> **WORK TO BE COMPLETED**
Read through the entries below and return each line with the word "blockIdx".

> **INFORMATION PROVIDED**
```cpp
static int wgrad_impl(const ColvoConvDesc* d, const void* x0, const void* x1, const void* dy, float* dw, float* db,
                      void* scratch, size_t scratch_bytes, int* plan_out, colvo_stream_t stream, int slabs_only, int clean) {
    if (int e = check_desc(d, "colvo_conv_wgrad")) return e;
    COLVO_CHECK_ARG(x0 && dy && dw && (d->C1 == 0 || x1), "colvo_conv_wgrad: null pointer argument");
    {
        const long long es = d->dtype == COLVO_F32 ? 4 : 2;
        const long long cmax = d->C0 > d->C1 ? d->C0 : d->C1;
        const long long per_img = std::max((long long)d->Ho * d->Wo * d->Cout, (long long)d->Hi * d->Wi * cmax) * es;
        COLVO_CHECK_ARG(per_img < 0x40000000LL, "colvo_conv_wgrad: a single image of %lld bytes is not supported", per_img);
        const int bmax = (int)std::max(1LL, (0x40000000LL - 1) / per_img);
        if (d->B > bmax) {
            if (!plan_out) form_hit(FORM_WGRAD_SLICED);
            COLVO_CHECK_ARG(!slabs_only, "colvo_conv_wgrad_slabs: batch %d would be sliced (tensors >= 1 GiB); use colvo_conv_wgrad_det", d->B);
            const long long e0 = (long long)(d->up0 ? (d->Hi / 2) * (d->Wi / 2) : d->Hi * d->Wi) * d->C0 * es;
            const long long e1 = (long long)(d->up1 ? (d->Hi / 2) * (d->Wi / 2) : d->Hi * d->Wi) * d->C1 * es;
            const long long ey = (long long)d->Ho * d->Wo * d->Cout * es;
            for (int b0 = 0; b0 < d->B; b0 += bmax) {
                ColvoConvDesc sub = *d;
                sub.B = std::min(bmax, d->B - b0);
                int plan = 0;
                if (int e = wgrad_impl(&sub, (const char*)x0 + b0 * e0, x1 ? (const char*)x1 + b0 * e1 : nullptr,
                                       (const char*)dy + b0 * ey, dw, db, scratch, scratch_bytes, plan_out ? &plan : nullptr, stream, 0,
                                       b0 == 0 ? clean : 0))
                    return e;
                if (plan_out) *plan_out = std::max(*plan_out, plan);
            }
            return 0;
        }
    }
    WgradK k{};
    fill_gather(d, x0, d->C1 ? x1 : nullptr, k.g);
    k.Ho = d->Ho; k.Wo = d->Wo; k.B = d->B;
    k.dy = (const char*)dy; k.Cout = d->Cout; k.dw = dw; k.Ctot = d->C0 + d->C1; k.db = db;
    k.scratch = (const char*)scratch; k.scratch_bytes = scratch ? (long long)scratch_bytes : 0; k.plan_out = plan_out;
    k.slabs_only = slabs_only;
    k.clean = clean;
    WgradPlan p{};
    if (int e = d->dtype == COLVO_F32 ? wgrad_plan<float>(d, k, p) : wgrad_plan<bf16_t>(d, k, p)) return e;
    { int err; if (wgrad_prepare(k, p.nsplit, &err)) return err; }
    const hipStream_t s = (hipStream_t)stream;
    if (p.form == WGRAD_RT) {
        form_hit(FORM_WGRAD_RT);
        if (int e = wgrad_rt_launch(p.rt, d, x0, d->C1 ? x1 : nullptr, dy, dw, db, k.slabs, k.db_slabs, k.det, s)) return e;
    } else {
        form_hit(p.form == WGRAD_UP2 ? FORM_WGRAD_UP2 : p.form == WGRAD_TEAMS ? FORM_WGRAD_TEAMS : FORM_WGRAD_TAIL);
        if (p.form == WGRAD_TAIL && p.mt == 4) form_hit(FORM_WGRAD_MT4);
        form_hit(p.halved ? FORM_WGRAD_HALVED_GRID : FORM_WGRAD_FULL_GRID);
        if (k.det == 2) form_hit(FORM_WGRAD_STORE_CLEAN);
        if (int e = d->dtype == COLVO_F32 ? launch_wgrad_t<float>(k, p, s) : launch_wgrad_t<bf16_t>(k, p, s)) return e;
    }
    return wgrad_finish(k, p.nsplit, s);
}
```

Measured before the change: 5684.

## Split wgrad slab reduction across thread groups with LDS combine for large split counts

Moves the split-K weight-gradient slab reduction into a new header, where each block can assign several thread groups to different slabs of the same output elements and combine their partial sums through LDS. It also unrolls the loads 16 deep with clamped indices, so each thread has more independent loads in flight. The goal is more memory-level parallelism when nsplit is large and the output is small, at the cost of extra barriers and redundant clamped loads when nsplit is not a multiple of the unroll.

```diff
diff --git a/coivo_amd/csrc/wgrad.hip b/coivo_amd/csrc/wgrad.hip
--- a/coivo_amd/csrc/wgrad.hip
+++ b/coivo_amd/csrc/wgrad.hip
@@ -1,5 +1,6 @@
 #define COLVO_ACC_CONSTRAINT "+a"
 #include "conv_common.h"
+#include "wgrad_reduce.h"
 
 namespace colvo {
 namespace {
@@ -387,28 +388,6 @@
 }
 #undef WT_STAMP
 
-__device__ __forceinline__ void reduce_slabs(const float* __restrict__ slabs, int nsplit, size_t n, float* __restrict__ dst,
-                                             size_t first, size_t stride) {
-    for (size_t i = first; i < n; i += stride) {
-        float t = 0.0f;
-        int q = 0;
-        for (; q + 8 <= nsplit; q += 8) {
-            float v[8];
-#pragma unroll
-            for (int u = 0; u < 8; ++u) v[u] = slabs[(size_t)(q + u) * n + i];
-#pragma unroll
-            for (int u = 0; u < 8; ++u) t += v[u];
-        }
-        for (; q < nsplit; ++q) t += slabs[(size_t)q * n + i];
-        dst[i] += t;
-    }
-}
-__global__ __launch_bounds__(NT) void k_wgrad_reduce(const float* __restrict__ slabs, int nsplit, size_t n, float* __restrict__ dst,
-                                                     unsigned wblocks, const float* __restrict__ bslabs, size_t nb,
-                                                     float* __restrict__ bdst) {
-    if (blockIdx.x < wblocks) reduce_slabs(slabs, nsplit, n, dst, (size_t)blockIdx.x * NT + threadIdx.x, (size_t)wblocks * NT);
-    else reduce_slabs(bslabs, nsplit, nb, bdst, (size_t)(blockIdx.x - wblocks) * NT + threadIdx.x, (size_t)(gridDim.x - wblocks) * NT);
-}
 
 struct ReduceEntry {
     const float* slabs;
@@ -514,10 +493,14 @@
 inline int wgrad_finish(const WgradK& k, int nsplit, hipStream_t s) {
     if (!k.slabs || k.slabs_only) return 0;
     const size_t wsize = (size_t)k.Cout * 9 * k.Ctot;
-    const unsigned blocks = (unsigned)std::min<size_t>((wsize + NT - 1) / NT, 2048);
-    const unsigned bblocks = k.db ? (unsigned)((k.Cout + NT - 1) / NT) : 0;
-    colvo::launch(k_wgrad_reduce, dim3(blocks + bblocks), dim3(NT), 0, s, (const float*)k.slabs, nsplit, wsize, k.dw, blocks,
-                       (const float*)k.db_slabs, (size_t)k.Cout, k.db);
+    using namespace colvo_reduce;
+    const ReduceForm f = reduce_form(nsplit);
+    const int sg = f.sg;
+    const unsigned blocks = reduce_blocks(wsize, sg);
+    const unsigned bblocks = k.db ? reduce_blocks((size_t)k.Cout, sg) : 0;
+    auto kern = reduce_kernel(f);
+    colvo::launch(kern, dim3(blocks + bblocks), dim3(colvo_reduce::RED_NT), 0, s, (const float*)k.slabs, nsplit, wsize, k.dw, blocks,
+                  (const float*)k.db_slabs, (size_t)k.Cout, k.db);
     COLVO_CHECK_LAUNCH("k_wgrad_reduce");
     return 0;
 }
diff --git a/coivo_amd/csrc/wgrad_reduce.h b/coivo_amd/csrc/wgrad_reduce.h
--- /dev/null
+++ b/coivo_amd/csrc/wgrad_reduce.h
@@ -0,0 +1,68 @@
+#pragma once
+#include <hip/hip_runtime.h>
+
+namespace colvo_reduce {
+
+constexpr int RED_NT = 256;
+
+struct ReduceForm { int sg, u; };
+inline ReduceForm reduce_form(int nsplit) { return {nsplit <= 16 ? 1 : nsplit <= 64 ? 4 : 16, 16}; }
+
+template <int SG, int RED_U>
+__device__ __forceinline__ void reduce_slabs(const float* __restrict__ slabs, int nsplit, size_t n, float* __restrict__ dst,
+                                             size_t first_tile, size_t tile_stride, float* __restrict__ lds) {
+    constexpr int E = RED_NT / SG;
+    const int e = (int)threadIdx.x % E, g = (int)threadIdx.x / E;
+    const size_t ntiles = (n + E - 1) / E;
+    for (size_t tile = first_tile; tile < ntiles; tile += tile_stride) {
+        const size_t i = tile * E + e, ic = i < n ? i : n - 1;
+        const float d0 = dst[ic];
+        float t = 0.0f;
+        for (int q0 = 0; q0 < nsplit; q0 += SG * RED_U) {
+            float v[RED_U];
+#pragma unroll
+            for (int u = 0; u < RED_U; ++u) {
+                const int q = min(q0 + u * SG + g, nsplit - 1);
+                v[u] = slabs[(size_t)q * n + ic];
+            }
+            if constexpr (SG == 1) {
+#pragma unroll
+                for (int u = 0; u < RED_U; ++u)
+                    if (q0 + u < nsplit) t += v[u];
+            } else {
+                if (q0) __syncthreads();
+#pragma unroll
+                for (int u = 0; u < RED_U; ++u) lds[(u * SG + g) * E + e] = v[u];
+                __syncthreads();
+                if (g == 0) {
+                    const int m = min(SG * RED_U, nsplit - q0);
+#pragma unroll 16
+                    for (int j = 0; j < m; ++j) t += lds[j * E + e];
+                }
+            }
+        }
+        if (g == 0 && i < n) dst[i] = d0 + t;
+        if constexpr (SG > 1) __syncthreads();
+    }
+}
+
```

> **ANSWER BOX**
-    if (blockIdx.x < wblocks) reduce_slabs(slabs, nsplit, n, dst, (size_t)blockIdx.x * NT + threadIdx.x, (size_t)wblocks * NT);
-    else reduce_slabs(bslabs, nsplit, nb, bdst, (size_t)(blockIdx.x - wblocks) * NT + threadIdx.x, (size_t)(gridDim.x - wblocks) * NT);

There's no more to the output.